First and foremost I
should apologise because I’m about to deviate from the normal
theme of this blog. Although when we first decided to start blogging our adventures we
thought about blogging stuff we’d seen, not just stuff we’d made, but I haven’t
really felt the need to write anything about something I’d seen, until now. On Saturday I saw Harry Potter and the Cursed Child.
Now, whatever your
thoughts on the global, corporate, seemingly never-ending world of Harry
Potter, I have to tell you that it was one of the best things I’ve ever seen. In all fairness I
am a self-confessed Harry Potter obsessive, born at just the right time to
climb on board the Hogwarts Express with him, live through high school, live
through being a teenager (the fifth book where he basically only communicated
in capital letters? That’s exactly what my brain felt like too.) all at the
same time. So I am a sympathetic audience member to say the least.
It’s been just over
forty-eight hours since I saw it and I have tried to stop thinking about it but
it keeps coming back, constantly, because all I can think about is that I want
to talk to someone about it. I want to talk about every bit of it, I want to go
back over it again and again in minute detail. I want to talk to somebody about
every movement, every look, every cadence in speech, I want to talk to somebody
about everything I thought was wrong with it, every opportunity I thought they
missed, every character who didn’t quite work, everything that didn’t quite
make sense. And I want to talk to somebody about everything that was brilliant
about it, everything that was perfect and sensational and purely, beautifully
magical about it. I want to talk to somebody about every moment that made me
jump out of my seat – I think I should have apologised to the people sitting
behind me because I was the worst kind of audience member.
I should be so lucky to
see theatre like that.
I should be so lucky to
make theatre like that.
Because that’s what
theatre is. Theatre is magical and transformative and transporting and it makes
you gasp, and scream out and shout at these people on stage who are pretending
to be something they aren’t. That’s what theatre is and I should be so lucky to
make it.
In between the two shows
I said I would have given my right arm to have been in the technical
rehearsals, which I can only imagine went on for several weeks. There must have
been something pretty amazing about being in the room when the magic worked for
the first time. Because there was magic in that theatre and I believed in it.

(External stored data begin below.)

diff --git a/openstereo_amd/csrc/conv_march.hip b/openstereo_amd/csrc/conv_march.hip
--- a/openstereo_amd/csrc/conv_march.hip
+++ b/openstereo_amd/csrc/conv_march.hip
@@ -84,37 +84,8 @@
 static long long g_march_s2_launches = 0;
 long long march_s2_launches() { return g_march_s2_launches; }
 
-static int g_march_s2_waves = 8;
-template <int NWV>
-static int launch_conv_march_s2_t(ConvArgs& a, hipStream_t st, const char* what) {
-    using G = MarchS2Geo<NWV>;
-    a.tilesD = 1; a.tilesH = cdiv(a.Ho, G::TH); a.tilesW = cdiv(a.Wo, G::TW);
-    a.dbg = exp_int("OSA_DBG", 0);
-    const long long cols = (long long)a.B * a.tilesH * a.tilesW;
-    const long long slots = 256 * (NWV == 8 ? 1 : 2);
-    int nseg = 1;
-    {
-        double best = 1e30;
-        for (int n = 1; n <= a.Do; ++n) {
-            const int os = cdiv(a.Do, n), ns = cdiv(a.Do, os);
-            if (ns != n) continue;
-            const double cost = (double)((cols * ns + slots - 1) / slots) * (2.0 * os + (ns > 1 ? 1.0 : 0.0) + 0.5);
-            if (cost < best - 1e-9) { best = cost; nseg = ns; }
-        }
-        const int o = exp_int("OSA_MARCH_NSEG", 0);
-        if (o > 0 && o <= a.Do) nseg = o;
-    }
-    const int oseg = cdiv(a.Do, nseg);
-    nseg = cdiv(a.Do, oseg);
-    OSA_REQUIRE(cols * nseg < (1ll << 31), "%s: grid too large", what);
-    static bool attr_set = false;
-    if (!attr_set) { (void)hipFuncSetAttribute((const void*)conv_march_s2_kernel<NWV>, hipFuncAttributeMaxDynamicSharedMemorySize, (int)G::lds_bytes()); attr_set = true; }
-    hipLaunchKernelGGL(conv_march_s2_kernel<NWV>, dim3((unsigned)(cols * nseg)), dim3(NWV * 64), G::lds_bytes(), st, a, oseg, nseg);
-    OSA_LAUNCH_CHECK(what);
-    return 1;
-}
-
-void march_s2_set_waves(int w) { g_march_s2_waves = (w == 4) ? 4 : 8; }
+static int g_march_s2_planes = 0;
+int march_s2_planes_set(int planes) { const int prev = g_march_s2_planes; g_march_s2_planes = planes > 0 ? planes : 0; return prev; }
 
 int launch_conv_march_s2(ConvArgs& a, hipStream_t st, const char* what) {
     if (a.T != 27 || a.Co != 64 || a.CoP != 64 || a.Di < 2 || a.gate || a.rx || a.res) return 0;
@@ -125,9 +96,34 @@
     if ((a.yCs % 16) || ((size_t)a.y & 15) || ((size_t)a.x & 15)) return 0;
     if ((long long)a.Do * a.Ho * a.Wo * a.yCs >= (1ll << 31)) return 0;
     if ((long long)a.Hi * a.Wi * a.xCs >= (1ll << 29)) return 0;
-    const int r = g_march_s2_waves == 8 ? launch_conv_march_s2_t<8>(a, st, what) : launch_conv_march_s2_t<4>(a, st, what);
-    if (r == 1) ++g_march_s2_launches;
-    return r;
+    using G = MarchS2Geo;
+    a.tilesD = 1; a.tilesH = cdiv(a.Ho, G::TH); a.tilesW = cdiv(a.Wo, G::TW);
+    const long long cols = (long long)a.B * a.tilesH * a.tilesW;
+    const long long slots = 256;
+    int nseg = 1;
+    {
+        double best = 1e30;
+        for (int n = 1; n <= a.Do; ++n) {
+            const int os = cdiv(a.Do, n), ns = cdiv(a.Do, os);
+            if (ns != n) continue;
+            const double cost = (double)((cols * ns + slots - 1) / slots) * (3.0 * os + (ns > 1 ? 1.0 : 0.0) + 1.5);
+            if (cost < best - 1e-9) { best = cost; nseg = ns; }
+        }
+    }
+    int oseg = cdiv(a.Do, nseg);
+    if (g_march_s2_planes > 0) oseg = g_march_s2_planes < a.Do ? g_march_s2_planes : a.Do;
+    nseg = cdiv(a.Do, oseg);
+    OSA_REQUIRE(cols * nseg < (1ll << 31), "%s: grid too large", what);
+    static bool attr_set = false;
+    if (!attr_set) {
+        OSA_REQUIRE(hipFuncSetAttribute((const void*)conv_march_s2_kernel, hipFuncAttributeMaxDynamicSharedMemorySize, (int)G::lds_bytes()) == hipSuccess,
+                    "%s: %d bytes of LDS per workgroup refused", what, (int)G::lds_bytes());
+        attr_set = true;
+    }
+    hipLaunchKernelGGL(conv_march_s2_kernel, dim3((unsigned)(cols * nseg)), dim3(G::NWV * 64), G::lds_bytes(), st, a, oseg, nseg);
+    OSA_LAUNCH_CHECK(what);
+    ++g_march_s2_launches;
+    return 1;
 }
 
 static long long g_deconv_walk_launches = 0;
@@ -193,6 +189,7 @@
 
 extern "C" long long osa_conv3d_march_launches(void) { return osa::march_launches(); }
 extern "C" long long osa_conv3d_march_s2_launches(void) { return osa::march_s2_launches(); }
+extern "C" int osa_conv_march_s2_segment_planes(int planes) { return osa::march_s2_planes_set(planes); }
 extern "C" long long osa_deconv3d_walk_launches(void) { return osa::deconv_walk_launches(); }
 extern "C" int osa_deconv_walk(int enable) { return osa::deconv_walk_set(enable); }
 extern "C" int osa_deconv_walk_segment_planes(int planes) { return osa::deconv_walk_planes_set(planes); }
diff --git a/openstereo_amd/csrc/conv_march_s2.h b/openstereo_amd/csrc/conv_march_s2.h
--- a/openstereo_amd/csrc/conv_march_s2.h
+++ b/openstereo_amd/csrc/conv_march_s2.h
@@ -3,19 +3,20 @@
 
 namespace osa {
 
-template <int NWV_>
 struct MarchS2Geo {
-    static constexpr int NWV = NWV_, TW = 32, TH = NWV_ / 2;
+    static constexpr int NWV = 8, TW = 32, TH = 4;
     static constexpr int LH = 2 * TH + 1, LW = 2 * TW + 1, NEV = TW + 1;
     static constexpr int NVOX = LH * LW;
     static constexpr int NPI = (NVOX * 4 + 63) / 64;
     static constexpr int PLANEQ = NPI * 64;
     static constexpr int NP = (NPI + NWV - 1) / NWV;
-    static constexpr int BRING = 3, BSTEPQ = 12 * 64;
-    static constexpr int NIB = NWV == 8 ? 2 : 3;
-    static constexpr size_t lds_bytes() { return (size_t)2 * PLANEQ * 16 + (size_t)BRING * BSTEPQ * 16; }
+    static constexpr int NBI = 9 * 4;
+    static constexpr int BSLABQ = NBI * 64;
+    static constexpr int NIB = (NBI + NWV - 1) / NWV;
+    static constexpr size_t lds_bytes() { return (size_t)2 * PLANEQ * 16 + (size_t)2 * BSLABQ * 16; }
     static_assert((size_t)NWV * 32 * 36 * 4 <= (size_t)PLANEQ * 16, "epilogue tiles must fit into one plane buffer");
 };
+static_assert(MarchS2Geo::lds_bytes() <= 160 * 1024, "one workgroup must fit into the LDS of a CU");
 
 template <int N>
 __device__ __forceinline__ void wait_vmcnt_c() {
@@ -32,12 +33,11 @@
     else asm volatile("s_waitcnt vmcnt(9)" ::: "memory");
 }
 
-template <int NWV_>
-__global__ __launch_bounds__(NWV_ * 64, 2) void conv_march_s2_kernel(const ConvArgs p, const int oseg, const int nseg) {
-    using G = MarchS2Geo<NWV_>;
-    constexpr int PLANEQ = G::PLANEQ, NP = G::NP, NPI = G::NPI, NWV = G::NWV, NIB = G::NIB, TH = G::TH, TW = G::TW, LW = G::LW, NEV = G::NEV;
+__global__ __launch_bounds__(MarchS2Geo::NWV * 64, 1) void conv_march_s2_kernel(const ConvArgs p, const int oseg, const int nseg) {
+    using G = MarchS2Geo;
+    constexpr int PLANEQ = G::PLANEQ, NP = G::NP, NPI = G::NPI, NWV = G::NWV, NIB = G::NIB, NBI = G::NBI, BSLABQ = G::BSLABQ, TH = G::TH, TW = G::TW, LW = G::LW, NEV = G::NEV;
     extern __shared__ __attribute__((aligned(16))) float4 smem[];
-    float4* const bring = smem + 2 * PLANEQ;
+    float4* const bslab = smem + 2 * PLANEQ;
 
     const int tid = threadIdx.x, lane = tid & 63;
     const int wv = __builtin_amdgcn_readfirstlane(tid >> 6);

It’s magic that I’d seen hinted at before in a John Tiffany play. Peter Pan at
the Festival Theatre, years ago, I had the same feeling then. The same feeling
when I watched Peter crawl out of the top right-hand corner of the proscenium
arch and walk, horizontal down to the stage. I felt that magic, magic that only
happens in the theatre and while I can’t go in to detail about what happened
this time round because #KeepTheSecrets I can say that it was even better. We all, everyone who makes theatre, be that as a writer or a director or an actor, we all wait for that moment when it works. It might be a line that wasn't landing but then suddenly it does and the whole play makes sense, or a prop that was clumsy until it became essential. The people who made Cursed Child got to experience that on a mammoth scale. They saw the characters click into place, the dialogue flow and they saw the magic work, they saw magic come to life. I would've given anything to be in the room when it happened.
The story of Cursed Child
was like finding a hidden chapter at the end of the seventh book – a hidden
chapter that went on for several hours – and the best bit about it was I got to
experience it with an entire theatre full of people. I got to learn more about
that world at the exact same time as the people around me, which isn’t
something I’ve been able to do with Harry Potter since I decided I couldn’t
wait for my Dad to read them to me and started the third book in secret without
him. I heard people gasp from the stalls and stood up with everyone in the circle to peer down below us and it was that collective experience that made it all the better.
I’m so relieved that I loved it because I was terrified when I sat down.
“Don’t touch your idols, the gold comes off on your hands.” That’s what I was
scared of, I was so scared that this would ruin the perfect and sacred world,
but it didn’t. I can’t shake the feeling that the world’s biggest Harry Potter
fans were responsible for the production, because it could only have been made
by people who really, really loved and respected the story. And (I say again!) that's what theatre is about. The best kind of theatre is made with love and respect and inspiration. So thanks to J.K., John Tiffany, Jack Thorne and the cast and the crew and whoever it was who made the end of the first play work because OH MY GOD.
I count myself lucky to have seen theatre like that.
I'd be even luckier if I could make it.